In the beginning, Sue Williams explicitly named her themes, undoubtedly also to find a clarity in her formulations herself. Over the course of her artistic praxis, in which her contents are now named with equal explicitness, her interest shifted more to the gesture of painting, brush stroke and color. In the late 1990s, the depicting moment in Williams’ work gave way to an increasingly growing abstraction, although she retained the rhythm and movement of her earlier paintings.

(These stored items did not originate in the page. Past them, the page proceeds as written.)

# JDAI-CV/CoTNet

Measured on AMD Instinct MI355X. Metric: images/sec CoTNet-50 224^2 fwd+bwd, higher is better.
Workload: dtype bf16; 1 GPU; cotnet50 224x224 fwd+bwd+SGD-nesterov, random init, 1000 classes, NCHW synthetic ImageNet-shaped input resident in HBM; per_gpu_batch=80, global_batch=80, parallelism=dp1, layout=nchw, precision=bf16 weights+activations, fp32 master weights / norm params, fused flat SGD, conv1x1=hip, conv3x3=hip, group_norm9=hip, cot_layer_single_node_enabled=True, grad_sync=none (1 GPU)

## Files before the change

### cotnet_amd/csrc/stem7x7.hip

```cpp
#include "cot_common.h"
#include "mfma_common.h"
#include "cot_host.h"

namespace cot {

constexpr int kStemK = 147, kStemKp = 160, kStemCo = 64;

__device__ __forceinline__ void stem_tap(int k, int& ci, int& kh, int& kw) {
    ci = k / 49;
    const int r = k - 49 * ci;
    kh = r / 7;
    kw = r - 7 * kh;
}

__global__ void __launch_bounds__(256)
stem7x7_fwd_mfma(const bf16_t* __restrict__ x, const bf16_t* __restrict__ w, bf16_t* __restrict__ y, int H, int W, int Ho,
                 int Wo, int tiles_per_image, int64_t total_waves) {
    extern __shared__ __attribute__((aligned(16))) char cot_smem[];
    bf16_t* As = reinterpret_cast<bf16_t*>(cot_smem);
    for (int i = threadIdx.x; i < kStemCo * kStemKp; i += blockDim.x) {
        const int m = i / kStemKp, k = i - m * kStemKp;
        As[i] = k < kStemK ? w[m * kStemK + k] : (bf16_t)0.0f;
    }
    __syncthreads();
    const int64_t wid = (int64_t)blockIdx.x * 4 + (threadIdx.x >> 6);
    if (wid >= total_waves) return;
    const int lane = threadIdx.x & 63, j = lane & 15, g = lane >> 4;
    const int n = uniform((int)(wid / tiles_per_image)), tile = uniform((int)(wid % tiles_per_image));
    const int HWo = Ho * Wo;
    const int p0 = tile * 64 + 4 * j;
    const int oh = min(p0, HWo - 1) / Wo, ow0 = min(p0, HWo - 1) % Wo;
    const int ih0 = 2 * oh - 3, iw0 = 2 * ow0 - 3;
    const bf16_t* xn = x + (int64_t)n * 3 * H * W;

    f32x4_t acc[4][4];
#pragma unroll
    for (int a = 0; a < 4; ++a)
#pragma unroll
        for (int c = 0; c < 4; ++c) acc[a][c] = f32x4_t{0.f, 0.f, 0.f, 0.f};

#pragma unroll
    for (int step = 0; step < kStemKp / 32; ++step) {
        const int kb = 32 * step + 8 * g;
        bf16x8_t bfrag[4];
#pragma unroll
        for (int e = 0; e < 8; ++e) {
            const int k = kb + e;
            int ci, kh, kw;
            stem_tap(min(k, kStemK - 1), ci, kh, kw);
            const int ih = ih0 + kh;
            const bool rok = k < kStemK && ih >= 0 && ih < H && p0 < HWo;
            const bf16_t* row = xn + ((int64_t)ci * H + (rok ? ih : 0)) * W;
#pragma unroll
            for (int cs = 0; cs < 4; ++cs) {
                const int iw = iw0 + 2 * cs + kw;
                bfrag[cs][e] = (rok && iw >= 0 && iw < W) ? row[iw] : (bf16_t)0.0f;
            }
        }
#pragma unroll
        for (int a = 0; a < 4; ++a) {
            bf16x8_t af;
            __builtin_memcpy(&af, __builtin_assume_aligned(As + (16 * a + j) * kStemKp + kb, 16), 16);
#pragma unroll
            for (int cs = 0; cs < 4; ++cs) acc[a][cs] = COT_MFMA_16X16X32_BF16(af, bfrag[cs], acc[a][cs]);
        }
    }
    if (p0 >= HWo) return;
#pragma unroll
    for (int a = 0; a < 4; ++a)
#pragma unroll
        for (int i = 0; i < 4; ++i) {
            const int co = 16 * a + 4 * g + i;
            bf16_t o[4];
#pragma unroll
            for (int cs = 0; cs < 4; ++cs) o[cs] = (bf16_t)acc[a][cs][i];
            store_piece<4, 8>(y + ((int64_t)n * kStemCo + co) * HWo + p0, o, HWo - p0);
        }
}

__global__ void __launch_bounds__(256)
stem7x7_fwd_lds(const bf16_t* __restrict__ x, const bf16_t* __restrict__ w, bf16_t* __restrict__ y, int H, int W, int Ho, int Wo,
                int tiles_per_image, int NR, int RS) {
    constexpr int WS = 168;
    extern __shared__ __attribute__((aligned(16))) char cot_smem[];
    bf16_t* As = reinterpret_cast<bf16_t*>(cot_smem);
    uint16_t* toff = reinterpret_cast<uint16_t*>(As + kStemCo * WS);
    bf16_t* patch = reinterpret_cast<bf16_t*>(toff + kStemKp);
    const int tid = threadIdx.x, lane = tid & 63, wave = tid >> 6, j = lane & 15, g = lane >> 4;
    const int n = blockIdx.x / tiles_per_image, tile = blockIdx.x - n * tiles_per_image;
    const int HWo = Ho * Wo;
    const int pfirst = tile * 256;
    const int ih_base = 2 * (pfirst / Wo) - 3;
    for (int i = tid; i < kStemCo * WS; i += 256) {
        const int m = i / WS, k = i - m * WS;
        As[i] = k < kStemK ? w[m * kStemK + k] : (bf16_t)0.0f;
    }
    if (tid < kStemKp) {
        int ci, kh, kw;
        stem_tap(min(tid, kStemK - 1), ci, kh, kw);
        toff[tid] = (uint16_t)((ci * NR + kh) * RS + kw);
    }
    {
        const int cpr = RS / 8, chunks = 3 * NR * cpr;
        const bf16_t* xn = x + (int64_t)n * 3 * H * W;
        for (int q = tid; q < chunks; q += 256) {
            const int row = q / cpr, c = q - row * cpr;
            const int ci = row / NR, ih = ih_base + (row - ci * NR);
            Vec<bf16_t, 8> v;
#pragma unroll
            for (int e = 0; e < 8; ++e) v.v[e] = (bf16_t)0.0f;
            if (c >= 1 && 8 * (c - 1) < W && ih >= 0 && ih < H) v = ldv<bf16_t, 8>(xn + ((int64_t)ci * H + ih) * W + 8 * (c - 1));
            stv<bf16_t, 8>(patch + (int64_t)row * RS + 8 * c, v);
        }
    }
    __syncthreads();
    const int p0 = pfirst + wave * 64 + 4 * j;
    const int pc = min(p0, HWo - 4);
    const int oh = pc / Wo, ow0 = pc - oh * Wo;
    const uint16_t* pl = reinterpret_cast<const uint16_t*>(patch) + (2 * oh - 3 - ih_base) * RS + 8 + 2 * ow0 - 3;

    f32x4_t acc[4][4];
#pragma unroll
    for (int a = 0; a < 4; ++a)
#pragma unroll
        for (int c = 0; c < 4; ++c) acc[a][c] = f32x4_t{0.f, 0.f, 0.f, 0.f};
#pragma unroll
    for (int step = 0; step < kStemKp / 32; ++step) {
        const int kb = 32 * step + 8 * g;
        uint16_t to[8];
        __builtin_memcpy(to, __builtin_assume_aligned(toff + kb, 16), 16);
        uint16_t q[4][8];
#pragma unroll
        for (int e = 0; e < 8; ++e) {
            const uint16_t* pe = pl + to[e];
            const bool kok = step < 4 || kb + e < kStemK;
#pragma unroll
            for (int cs = 0; cs < 4; ++cs) {
                const uint16_t v = pe[2 * cs];
                q[cs][e] = kok ? v : (uint16_t)0;
            }
        }
        bf16x8_t bfrag[4];
#pragma unroll
        for (int cs = 0; cs < 4; ++cs) __builtin_memcpy(&bfrag[cs], q[cs], 16);
#pragma unroll
        for (int a = 0; a < 4; ++a) {
            bf16x8_t af;
            __builtin_memcpy(&af, __builtin_assume_aligned(As + (16 * a + j) * WS + kb, 16), 16);
#pragma unroll
            for (int cs = 0; cs < 4; ++cs) acc[a][cs] = COT_MFMA_16X16X32_BF16(af, bfrag[cs], acc[a][cs]);
        }
    }
    if (p0 >= HWo) return;
#pragma unroll
    for (int a = 0; a < 4; ++a)
#pragma unroll
        for (int i = 0; i < 4; ++i) {
            const int co = 16 * a + 4 * g + i;
            bf16_t o[4];
#pragma unroll
            for (int cs = 0; cs < 4; ++cs) o[cs] = (bf16_t)acc[a][cs][i];
            store_piece<4, 8>(y + ((int64_t)n * kStemCo + co) * HWo + p0, o, HWo - p0);
        }
}
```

The works created now no longer contain any conceptual information to explain themselves.

 

Since Williams has taken the words out of her visual vocabulary, she concentrates her attention exclusively on the contents of painting technique. In comparison with the earlier comic strip-like works, now it is the expressive, colored brush stroke that becomes an object against the empty background. Her new paintings are dominated by forceful lines, broken by an allusion to human anatomy, often in neon colors, sometimes using no more than three or four colors. In their vulgarity, the sometimes phallus-shaped lines are not only in contrast with the sublime that was sought by representatives of abstract expressionism, for example, but also subject the patriarchal power structures that traditionally dominate abstract painting to an ironical treatment with a high painterly quality at the same time.

 

The title Art for the Institution and the Home refers on the one hand to the balancing act between job and housework that many women still have to perform, but on the other hand, the title also formulates the reproach that painting is often confronted with, that it is namely no more than a decorative gesture. The extent to which Sue Williams assumes a critical position with the title, remains hanging in the balance.

 

The exhibition is organized in cooperation between the Secession and the Institut Valencià d’Art Modern (IVAM). After the Secession, the exhibition will travel to Valencià.